◆ EXERCISE AIM ◆
In the listing below, look for "template" and copy every line that has it.

━━ RECORDS FOR PROCESSING ━━

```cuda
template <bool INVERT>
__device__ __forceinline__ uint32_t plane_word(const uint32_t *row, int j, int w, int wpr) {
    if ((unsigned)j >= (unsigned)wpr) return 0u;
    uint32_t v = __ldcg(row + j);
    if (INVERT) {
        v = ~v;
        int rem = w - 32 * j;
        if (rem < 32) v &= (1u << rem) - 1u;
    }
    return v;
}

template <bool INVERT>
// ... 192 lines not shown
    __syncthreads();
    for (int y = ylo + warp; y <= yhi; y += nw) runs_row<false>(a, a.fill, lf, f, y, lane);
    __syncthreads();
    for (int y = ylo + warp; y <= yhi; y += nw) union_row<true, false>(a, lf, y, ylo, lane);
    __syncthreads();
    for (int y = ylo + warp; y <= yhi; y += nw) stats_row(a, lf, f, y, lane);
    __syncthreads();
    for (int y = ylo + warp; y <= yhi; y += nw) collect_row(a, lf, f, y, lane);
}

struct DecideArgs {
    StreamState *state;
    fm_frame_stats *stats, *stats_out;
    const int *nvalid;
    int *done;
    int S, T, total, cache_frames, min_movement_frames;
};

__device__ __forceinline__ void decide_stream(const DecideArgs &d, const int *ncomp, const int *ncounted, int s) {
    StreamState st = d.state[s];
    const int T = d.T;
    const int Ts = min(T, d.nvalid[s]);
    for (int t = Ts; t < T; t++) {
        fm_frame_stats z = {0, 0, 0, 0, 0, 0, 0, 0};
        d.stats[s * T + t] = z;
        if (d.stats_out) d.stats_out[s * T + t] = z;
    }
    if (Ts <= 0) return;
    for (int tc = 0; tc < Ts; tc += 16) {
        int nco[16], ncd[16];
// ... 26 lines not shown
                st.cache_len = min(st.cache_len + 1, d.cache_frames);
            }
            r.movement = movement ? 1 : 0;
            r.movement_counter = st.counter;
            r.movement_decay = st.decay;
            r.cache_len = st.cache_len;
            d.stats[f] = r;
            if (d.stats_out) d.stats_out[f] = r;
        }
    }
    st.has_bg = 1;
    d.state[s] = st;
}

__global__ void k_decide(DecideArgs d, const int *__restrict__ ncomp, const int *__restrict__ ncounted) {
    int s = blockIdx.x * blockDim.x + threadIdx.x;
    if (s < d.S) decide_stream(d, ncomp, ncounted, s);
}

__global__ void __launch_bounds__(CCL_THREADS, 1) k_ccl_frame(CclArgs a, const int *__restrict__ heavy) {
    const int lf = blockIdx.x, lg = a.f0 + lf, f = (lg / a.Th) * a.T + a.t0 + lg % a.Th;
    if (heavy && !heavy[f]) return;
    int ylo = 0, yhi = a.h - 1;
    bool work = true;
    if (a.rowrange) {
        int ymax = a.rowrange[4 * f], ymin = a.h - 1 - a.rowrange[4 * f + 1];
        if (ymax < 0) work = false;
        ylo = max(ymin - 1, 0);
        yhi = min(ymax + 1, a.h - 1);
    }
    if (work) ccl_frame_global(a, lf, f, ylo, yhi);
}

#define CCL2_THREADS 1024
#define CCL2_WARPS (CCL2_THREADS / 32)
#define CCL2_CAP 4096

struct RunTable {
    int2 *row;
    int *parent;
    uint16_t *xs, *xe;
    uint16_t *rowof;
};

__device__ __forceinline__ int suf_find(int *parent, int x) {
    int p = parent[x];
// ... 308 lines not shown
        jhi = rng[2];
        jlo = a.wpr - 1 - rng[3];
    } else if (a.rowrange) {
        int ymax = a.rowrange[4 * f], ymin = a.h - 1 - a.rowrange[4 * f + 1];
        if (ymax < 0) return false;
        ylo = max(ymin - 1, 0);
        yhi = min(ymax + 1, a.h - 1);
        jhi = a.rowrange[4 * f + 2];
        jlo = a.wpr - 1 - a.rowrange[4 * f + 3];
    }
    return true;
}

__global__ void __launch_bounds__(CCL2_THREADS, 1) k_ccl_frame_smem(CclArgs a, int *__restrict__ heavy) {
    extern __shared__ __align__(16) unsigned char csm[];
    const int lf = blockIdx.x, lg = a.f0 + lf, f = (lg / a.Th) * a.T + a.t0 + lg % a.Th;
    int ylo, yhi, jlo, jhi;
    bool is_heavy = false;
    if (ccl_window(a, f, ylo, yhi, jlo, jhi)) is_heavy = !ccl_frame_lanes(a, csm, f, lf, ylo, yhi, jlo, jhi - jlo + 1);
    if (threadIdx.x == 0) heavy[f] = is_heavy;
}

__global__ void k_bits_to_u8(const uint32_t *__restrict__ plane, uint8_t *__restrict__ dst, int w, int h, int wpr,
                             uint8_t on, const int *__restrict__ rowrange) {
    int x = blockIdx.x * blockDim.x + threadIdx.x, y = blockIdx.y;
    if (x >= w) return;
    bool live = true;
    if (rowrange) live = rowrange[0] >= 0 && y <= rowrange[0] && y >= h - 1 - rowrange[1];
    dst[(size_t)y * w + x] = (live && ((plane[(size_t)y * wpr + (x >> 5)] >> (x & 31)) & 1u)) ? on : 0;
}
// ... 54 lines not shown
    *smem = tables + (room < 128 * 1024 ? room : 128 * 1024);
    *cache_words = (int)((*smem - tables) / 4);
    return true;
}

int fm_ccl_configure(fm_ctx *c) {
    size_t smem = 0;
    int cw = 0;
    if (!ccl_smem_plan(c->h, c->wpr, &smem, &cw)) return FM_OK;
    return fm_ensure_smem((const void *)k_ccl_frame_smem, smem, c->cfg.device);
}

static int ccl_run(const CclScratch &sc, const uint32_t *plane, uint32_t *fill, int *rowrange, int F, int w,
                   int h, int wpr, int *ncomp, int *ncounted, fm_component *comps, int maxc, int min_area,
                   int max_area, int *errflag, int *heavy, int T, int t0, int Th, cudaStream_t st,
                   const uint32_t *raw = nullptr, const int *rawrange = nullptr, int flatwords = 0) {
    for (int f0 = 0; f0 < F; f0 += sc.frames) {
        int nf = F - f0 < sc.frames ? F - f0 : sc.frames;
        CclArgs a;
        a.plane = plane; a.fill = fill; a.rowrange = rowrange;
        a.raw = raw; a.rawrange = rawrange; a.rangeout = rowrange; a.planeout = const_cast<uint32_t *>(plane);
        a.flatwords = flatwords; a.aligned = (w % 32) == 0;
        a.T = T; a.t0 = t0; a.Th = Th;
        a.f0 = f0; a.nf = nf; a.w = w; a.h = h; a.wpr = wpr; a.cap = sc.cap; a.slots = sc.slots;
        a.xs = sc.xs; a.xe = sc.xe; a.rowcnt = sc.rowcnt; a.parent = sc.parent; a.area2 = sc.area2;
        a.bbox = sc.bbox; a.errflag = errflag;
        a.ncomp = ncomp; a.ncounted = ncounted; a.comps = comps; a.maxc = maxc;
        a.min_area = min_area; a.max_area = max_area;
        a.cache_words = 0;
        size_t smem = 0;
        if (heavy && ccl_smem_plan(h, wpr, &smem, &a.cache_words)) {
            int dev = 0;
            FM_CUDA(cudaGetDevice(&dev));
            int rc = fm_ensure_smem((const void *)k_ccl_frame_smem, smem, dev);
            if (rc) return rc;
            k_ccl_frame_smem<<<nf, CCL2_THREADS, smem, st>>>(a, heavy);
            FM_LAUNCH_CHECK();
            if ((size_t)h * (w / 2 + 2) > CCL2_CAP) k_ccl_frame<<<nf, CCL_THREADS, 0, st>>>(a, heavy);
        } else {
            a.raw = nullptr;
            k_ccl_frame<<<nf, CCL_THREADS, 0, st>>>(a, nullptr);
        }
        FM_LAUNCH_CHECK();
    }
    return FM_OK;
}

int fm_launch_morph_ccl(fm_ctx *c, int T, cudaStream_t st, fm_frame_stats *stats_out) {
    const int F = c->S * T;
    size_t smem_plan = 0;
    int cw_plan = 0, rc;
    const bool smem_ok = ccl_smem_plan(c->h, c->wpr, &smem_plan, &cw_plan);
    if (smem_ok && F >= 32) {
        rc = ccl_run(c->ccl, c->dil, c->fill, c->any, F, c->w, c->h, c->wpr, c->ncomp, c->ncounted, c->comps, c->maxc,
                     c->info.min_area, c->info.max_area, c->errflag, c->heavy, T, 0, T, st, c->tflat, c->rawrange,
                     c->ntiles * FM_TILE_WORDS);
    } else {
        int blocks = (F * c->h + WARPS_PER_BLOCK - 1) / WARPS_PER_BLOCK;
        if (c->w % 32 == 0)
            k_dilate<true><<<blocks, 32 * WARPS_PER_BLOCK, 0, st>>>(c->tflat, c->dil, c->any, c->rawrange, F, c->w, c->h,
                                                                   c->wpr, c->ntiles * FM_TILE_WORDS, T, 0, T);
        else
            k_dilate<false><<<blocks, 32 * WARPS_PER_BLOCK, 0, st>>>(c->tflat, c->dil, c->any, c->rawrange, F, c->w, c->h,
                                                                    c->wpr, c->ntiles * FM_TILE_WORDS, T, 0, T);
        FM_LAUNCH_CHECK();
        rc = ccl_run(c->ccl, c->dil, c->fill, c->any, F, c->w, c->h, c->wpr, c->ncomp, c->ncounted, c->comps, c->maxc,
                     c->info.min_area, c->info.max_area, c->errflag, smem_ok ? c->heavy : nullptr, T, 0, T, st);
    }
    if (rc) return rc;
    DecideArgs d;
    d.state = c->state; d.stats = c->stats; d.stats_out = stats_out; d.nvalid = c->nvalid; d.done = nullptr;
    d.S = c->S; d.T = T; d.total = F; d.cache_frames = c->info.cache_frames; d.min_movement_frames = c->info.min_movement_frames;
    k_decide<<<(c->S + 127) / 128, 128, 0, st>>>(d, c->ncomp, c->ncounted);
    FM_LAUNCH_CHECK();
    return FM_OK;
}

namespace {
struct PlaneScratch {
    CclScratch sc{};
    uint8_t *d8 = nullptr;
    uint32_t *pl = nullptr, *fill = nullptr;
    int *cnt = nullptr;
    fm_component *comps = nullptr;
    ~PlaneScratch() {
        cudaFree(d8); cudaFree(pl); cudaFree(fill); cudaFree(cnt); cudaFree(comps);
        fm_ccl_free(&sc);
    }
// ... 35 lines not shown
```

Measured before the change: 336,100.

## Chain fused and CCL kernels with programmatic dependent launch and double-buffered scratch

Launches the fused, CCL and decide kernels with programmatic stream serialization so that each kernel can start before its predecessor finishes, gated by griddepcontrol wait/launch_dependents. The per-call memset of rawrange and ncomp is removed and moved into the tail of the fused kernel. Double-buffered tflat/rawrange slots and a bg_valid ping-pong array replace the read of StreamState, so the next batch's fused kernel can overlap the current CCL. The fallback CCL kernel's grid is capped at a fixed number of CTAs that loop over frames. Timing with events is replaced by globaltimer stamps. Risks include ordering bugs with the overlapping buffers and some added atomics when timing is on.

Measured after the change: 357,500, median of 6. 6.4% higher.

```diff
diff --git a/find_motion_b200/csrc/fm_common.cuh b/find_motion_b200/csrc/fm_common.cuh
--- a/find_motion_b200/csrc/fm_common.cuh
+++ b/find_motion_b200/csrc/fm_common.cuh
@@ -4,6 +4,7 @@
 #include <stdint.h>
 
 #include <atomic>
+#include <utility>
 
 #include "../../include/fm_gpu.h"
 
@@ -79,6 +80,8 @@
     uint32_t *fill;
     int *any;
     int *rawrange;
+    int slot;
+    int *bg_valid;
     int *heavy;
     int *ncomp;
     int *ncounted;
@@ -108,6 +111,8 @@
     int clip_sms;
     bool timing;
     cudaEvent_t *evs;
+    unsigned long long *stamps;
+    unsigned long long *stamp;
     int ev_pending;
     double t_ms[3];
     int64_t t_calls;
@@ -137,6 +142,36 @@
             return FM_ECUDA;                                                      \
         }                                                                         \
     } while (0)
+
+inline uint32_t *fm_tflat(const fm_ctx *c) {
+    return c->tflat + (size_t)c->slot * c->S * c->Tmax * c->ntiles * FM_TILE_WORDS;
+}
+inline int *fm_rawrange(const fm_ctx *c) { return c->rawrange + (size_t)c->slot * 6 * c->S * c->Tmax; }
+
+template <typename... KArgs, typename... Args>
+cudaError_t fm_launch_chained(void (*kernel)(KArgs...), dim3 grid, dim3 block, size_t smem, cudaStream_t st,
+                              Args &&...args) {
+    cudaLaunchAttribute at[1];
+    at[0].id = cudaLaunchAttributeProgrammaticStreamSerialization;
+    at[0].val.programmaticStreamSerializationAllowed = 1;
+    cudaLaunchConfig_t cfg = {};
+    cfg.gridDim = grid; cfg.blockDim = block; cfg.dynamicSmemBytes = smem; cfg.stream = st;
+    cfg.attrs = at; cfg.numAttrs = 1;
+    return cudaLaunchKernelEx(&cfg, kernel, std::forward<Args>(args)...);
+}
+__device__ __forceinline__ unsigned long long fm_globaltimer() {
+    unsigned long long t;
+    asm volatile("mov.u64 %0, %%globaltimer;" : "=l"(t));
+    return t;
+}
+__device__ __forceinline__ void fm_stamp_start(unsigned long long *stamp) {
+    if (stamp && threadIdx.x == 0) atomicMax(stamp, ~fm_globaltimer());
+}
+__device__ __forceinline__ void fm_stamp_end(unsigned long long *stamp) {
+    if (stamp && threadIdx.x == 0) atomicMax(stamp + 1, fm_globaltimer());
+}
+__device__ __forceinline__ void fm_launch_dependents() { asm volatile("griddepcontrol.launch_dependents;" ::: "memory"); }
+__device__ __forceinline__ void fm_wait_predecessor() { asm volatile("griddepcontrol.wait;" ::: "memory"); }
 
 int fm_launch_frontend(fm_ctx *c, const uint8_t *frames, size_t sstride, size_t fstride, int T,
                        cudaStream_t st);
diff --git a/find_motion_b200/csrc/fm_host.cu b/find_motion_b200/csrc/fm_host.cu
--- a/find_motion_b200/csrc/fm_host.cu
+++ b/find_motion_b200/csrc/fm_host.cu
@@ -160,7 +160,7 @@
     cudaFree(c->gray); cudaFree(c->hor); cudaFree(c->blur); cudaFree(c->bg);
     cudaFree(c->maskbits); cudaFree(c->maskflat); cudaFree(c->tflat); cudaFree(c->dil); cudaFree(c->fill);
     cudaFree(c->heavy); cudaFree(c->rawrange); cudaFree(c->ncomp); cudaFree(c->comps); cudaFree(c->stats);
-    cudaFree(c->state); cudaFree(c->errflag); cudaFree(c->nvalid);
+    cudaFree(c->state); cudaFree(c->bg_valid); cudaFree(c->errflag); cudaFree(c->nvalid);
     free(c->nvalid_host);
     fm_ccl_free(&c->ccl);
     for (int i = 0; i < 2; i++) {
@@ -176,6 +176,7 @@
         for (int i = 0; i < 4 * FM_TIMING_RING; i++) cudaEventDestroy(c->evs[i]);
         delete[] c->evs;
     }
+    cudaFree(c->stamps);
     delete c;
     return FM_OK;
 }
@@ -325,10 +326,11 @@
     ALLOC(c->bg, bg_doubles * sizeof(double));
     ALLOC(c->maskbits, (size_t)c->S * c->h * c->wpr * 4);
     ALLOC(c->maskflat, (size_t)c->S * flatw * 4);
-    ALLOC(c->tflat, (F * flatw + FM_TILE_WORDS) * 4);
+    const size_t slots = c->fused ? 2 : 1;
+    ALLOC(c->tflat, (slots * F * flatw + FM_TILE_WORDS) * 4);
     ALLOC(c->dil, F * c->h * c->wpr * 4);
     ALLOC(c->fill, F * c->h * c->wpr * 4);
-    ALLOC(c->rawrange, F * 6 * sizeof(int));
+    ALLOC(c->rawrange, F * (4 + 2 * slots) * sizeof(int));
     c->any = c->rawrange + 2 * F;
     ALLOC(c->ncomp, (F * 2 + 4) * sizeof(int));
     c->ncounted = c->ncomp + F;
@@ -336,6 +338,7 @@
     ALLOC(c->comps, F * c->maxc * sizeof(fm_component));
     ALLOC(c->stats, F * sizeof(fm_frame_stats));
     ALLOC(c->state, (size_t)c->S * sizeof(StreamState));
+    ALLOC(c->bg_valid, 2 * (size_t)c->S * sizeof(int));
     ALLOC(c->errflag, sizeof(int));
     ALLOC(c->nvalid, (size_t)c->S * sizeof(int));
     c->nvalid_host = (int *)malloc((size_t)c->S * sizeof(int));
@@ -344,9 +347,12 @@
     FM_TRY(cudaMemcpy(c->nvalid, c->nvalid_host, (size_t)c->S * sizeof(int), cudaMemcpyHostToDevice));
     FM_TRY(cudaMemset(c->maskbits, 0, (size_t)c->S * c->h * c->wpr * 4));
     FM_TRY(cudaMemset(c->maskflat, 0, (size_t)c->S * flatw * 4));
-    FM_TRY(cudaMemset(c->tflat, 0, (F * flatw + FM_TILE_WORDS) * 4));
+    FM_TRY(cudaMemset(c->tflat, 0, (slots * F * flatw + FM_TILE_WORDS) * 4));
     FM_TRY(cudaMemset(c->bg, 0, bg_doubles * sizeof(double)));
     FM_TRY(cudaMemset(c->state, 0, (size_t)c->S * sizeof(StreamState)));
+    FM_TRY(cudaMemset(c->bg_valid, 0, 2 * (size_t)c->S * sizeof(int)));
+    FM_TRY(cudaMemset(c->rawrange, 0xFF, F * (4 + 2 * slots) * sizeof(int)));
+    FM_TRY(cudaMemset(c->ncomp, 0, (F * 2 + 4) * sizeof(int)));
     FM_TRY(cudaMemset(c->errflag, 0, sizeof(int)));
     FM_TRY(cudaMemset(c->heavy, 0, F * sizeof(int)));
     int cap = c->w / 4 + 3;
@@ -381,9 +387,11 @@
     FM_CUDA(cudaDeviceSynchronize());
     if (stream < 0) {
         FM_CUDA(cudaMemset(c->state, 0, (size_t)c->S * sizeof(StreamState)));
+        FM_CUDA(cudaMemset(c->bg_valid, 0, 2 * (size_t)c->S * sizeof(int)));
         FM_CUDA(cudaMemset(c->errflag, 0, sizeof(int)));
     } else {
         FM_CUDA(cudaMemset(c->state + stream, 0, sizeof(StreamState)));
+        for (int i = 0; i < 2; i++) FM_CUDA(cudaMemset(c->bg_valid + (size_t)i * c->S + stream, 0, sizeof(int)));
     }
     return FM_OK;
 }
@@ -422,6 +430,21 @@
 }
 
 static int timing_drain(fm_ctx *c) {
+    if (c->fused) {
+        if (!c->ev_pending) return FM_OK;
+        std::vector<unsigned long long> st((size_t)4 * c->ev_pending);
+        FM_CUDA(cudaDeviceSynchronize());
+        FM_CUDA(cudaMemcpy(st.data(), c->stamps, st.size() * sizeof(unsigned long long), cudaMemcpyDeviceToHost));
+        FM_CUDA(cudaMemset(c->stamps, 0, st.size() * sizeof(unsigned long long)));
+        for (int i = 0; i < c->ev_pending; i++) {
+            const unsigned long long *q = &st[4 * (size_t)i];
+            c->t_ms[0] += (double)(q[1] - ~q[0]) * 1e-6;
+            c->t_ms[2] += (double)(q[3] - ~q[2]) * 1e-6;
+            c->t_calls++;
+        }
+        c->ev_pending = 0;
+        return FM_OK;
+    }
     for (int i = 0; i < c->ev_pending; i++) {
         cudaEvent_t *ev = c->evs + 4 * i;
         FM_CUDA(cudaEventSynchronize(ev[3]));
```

━━━
━━ RECORDS FOR PROCESSING ━━

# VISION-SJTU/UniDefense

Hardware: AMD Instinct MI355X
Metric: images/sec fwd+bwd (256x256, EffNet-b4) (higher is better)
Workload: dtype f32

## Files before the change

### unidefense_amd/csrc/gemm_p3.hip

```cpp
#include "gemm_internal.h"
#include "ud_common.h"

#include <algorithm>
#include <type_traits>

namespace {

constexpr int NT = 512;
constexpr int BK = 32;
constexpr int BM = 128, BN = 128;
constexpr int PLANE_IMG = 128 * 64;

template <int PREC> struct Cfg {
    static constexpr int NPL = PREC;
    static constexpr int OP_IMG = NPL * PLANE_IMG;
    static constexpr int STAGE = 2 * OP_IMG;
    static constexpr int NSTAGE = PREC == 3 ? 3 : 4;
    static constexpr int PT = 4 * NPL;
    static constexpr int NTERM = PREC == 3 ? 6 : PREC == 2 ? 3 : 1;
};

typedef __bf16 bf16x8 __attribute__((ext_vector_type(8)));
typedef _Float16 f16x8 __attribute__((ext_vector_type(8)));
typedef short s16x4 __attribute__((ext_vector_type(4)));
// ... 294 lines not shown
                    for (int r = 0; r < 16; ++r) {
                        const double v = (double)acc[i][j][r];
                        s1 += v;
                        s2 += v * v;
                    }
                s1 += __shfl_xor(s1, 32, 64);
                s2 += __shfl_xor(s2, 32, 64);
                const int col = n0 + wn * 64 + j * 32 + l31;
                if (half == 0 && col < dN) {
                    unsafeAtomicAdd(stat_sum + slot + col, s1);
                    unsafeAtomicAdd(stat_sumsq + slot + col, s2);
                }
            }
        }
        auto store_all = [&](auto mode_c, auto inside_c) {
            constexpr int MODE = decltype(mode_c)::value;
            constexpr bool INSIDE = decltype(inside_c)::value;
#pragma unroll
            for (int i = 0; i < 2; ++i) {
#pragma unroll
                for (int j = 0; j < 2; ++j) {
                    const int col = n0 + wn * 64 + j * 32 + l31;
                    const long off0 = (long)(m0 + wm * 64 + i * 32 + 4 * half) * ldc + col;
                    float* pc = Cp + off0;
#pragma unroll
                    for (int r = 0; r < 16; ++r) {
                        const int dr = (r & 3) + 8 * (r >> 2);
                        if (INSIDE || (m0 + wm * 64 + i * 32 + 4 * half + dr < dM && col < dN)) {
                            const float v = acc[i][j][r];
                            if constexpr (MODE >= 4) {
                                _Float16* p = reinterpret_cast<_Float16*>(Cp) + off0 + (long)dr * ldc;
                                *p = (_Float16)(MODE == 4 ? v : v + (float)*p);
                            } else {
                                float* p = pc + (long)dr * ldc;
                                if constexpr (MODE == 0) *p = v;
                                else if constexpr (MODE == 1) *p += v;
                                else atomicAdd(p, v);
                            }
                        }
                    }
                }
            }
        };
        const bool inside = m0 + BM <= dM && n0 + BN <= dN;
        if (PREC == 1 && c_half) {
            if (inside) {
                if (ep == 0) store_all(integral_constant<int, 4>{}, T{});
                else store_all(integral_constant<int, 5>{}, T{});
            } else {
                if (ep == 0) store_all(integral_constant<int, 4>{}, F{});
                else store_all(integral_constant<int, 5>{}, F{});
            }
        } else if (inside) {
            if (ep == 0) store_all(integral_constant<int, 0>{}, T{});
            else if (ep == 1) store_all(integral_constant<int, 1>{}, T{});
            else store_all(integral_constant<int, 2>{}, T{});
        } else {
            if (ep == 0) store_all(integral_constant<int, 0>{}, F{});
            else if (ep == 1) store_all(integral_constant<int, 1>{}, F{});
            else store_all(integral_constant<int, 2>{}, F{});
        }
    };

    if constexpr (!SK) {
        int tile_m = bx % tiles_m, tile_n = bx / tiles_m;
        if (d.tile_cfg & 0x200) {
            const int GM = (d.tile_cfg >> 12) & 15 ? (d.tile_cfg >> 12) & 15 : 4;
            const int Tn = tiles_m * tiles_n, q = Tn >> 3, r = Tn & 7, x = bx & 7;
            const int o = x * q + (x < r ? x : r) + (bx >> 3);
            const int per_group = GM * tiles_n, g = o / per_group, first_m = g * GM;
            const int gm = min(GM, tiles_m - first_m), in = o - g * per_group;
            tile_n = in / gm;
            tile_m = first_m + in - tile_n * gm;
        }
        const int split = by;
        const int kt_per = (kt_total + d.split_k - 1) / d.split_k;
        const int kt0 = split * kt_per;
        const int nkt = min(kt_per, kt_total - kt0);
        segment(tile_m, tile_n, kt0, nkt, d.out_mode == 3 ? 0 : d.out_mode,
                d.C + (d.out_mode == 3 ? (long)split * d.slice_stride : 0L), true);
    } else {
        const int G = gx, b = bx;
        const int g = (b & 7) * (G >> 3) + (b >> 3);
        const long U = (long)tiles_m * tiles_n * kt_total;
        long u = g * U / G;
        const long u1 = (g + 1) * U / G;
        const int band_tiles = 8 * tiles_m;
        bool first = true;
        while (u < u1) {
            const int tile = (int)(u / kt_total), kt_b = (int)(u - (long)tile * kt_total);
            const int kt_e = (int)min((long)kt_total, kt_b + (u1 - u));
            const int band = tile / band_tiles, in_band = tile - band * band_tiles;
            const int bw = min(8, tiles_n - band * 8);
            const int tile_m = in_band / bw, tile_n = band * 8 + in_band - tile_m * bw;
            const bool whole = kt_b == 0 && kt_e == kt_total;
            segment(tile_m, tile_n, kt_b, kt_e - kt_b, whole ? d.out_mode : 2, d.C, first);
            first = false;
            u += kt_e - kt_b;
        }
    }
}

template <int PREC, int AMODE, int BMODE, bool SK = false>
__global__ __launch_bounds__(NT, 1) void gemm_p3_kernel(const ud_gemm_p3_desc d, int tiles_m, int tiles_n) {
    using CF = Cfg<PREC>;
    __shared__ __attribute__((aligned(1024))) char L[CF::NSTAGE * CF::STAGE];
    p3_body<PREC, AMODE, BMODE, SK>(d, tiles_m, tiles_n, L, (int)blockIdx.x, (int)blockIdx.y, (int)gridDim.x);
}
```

━━━

◆ RESPONSE AREA ◆
template <bool INVERT>
template <bool INVERT>
+template <typename... KArgs, typename... Args>
template <int PREC> struct Cfg {
template <int PREC, int AMODE, int BMODE, bool SK = false>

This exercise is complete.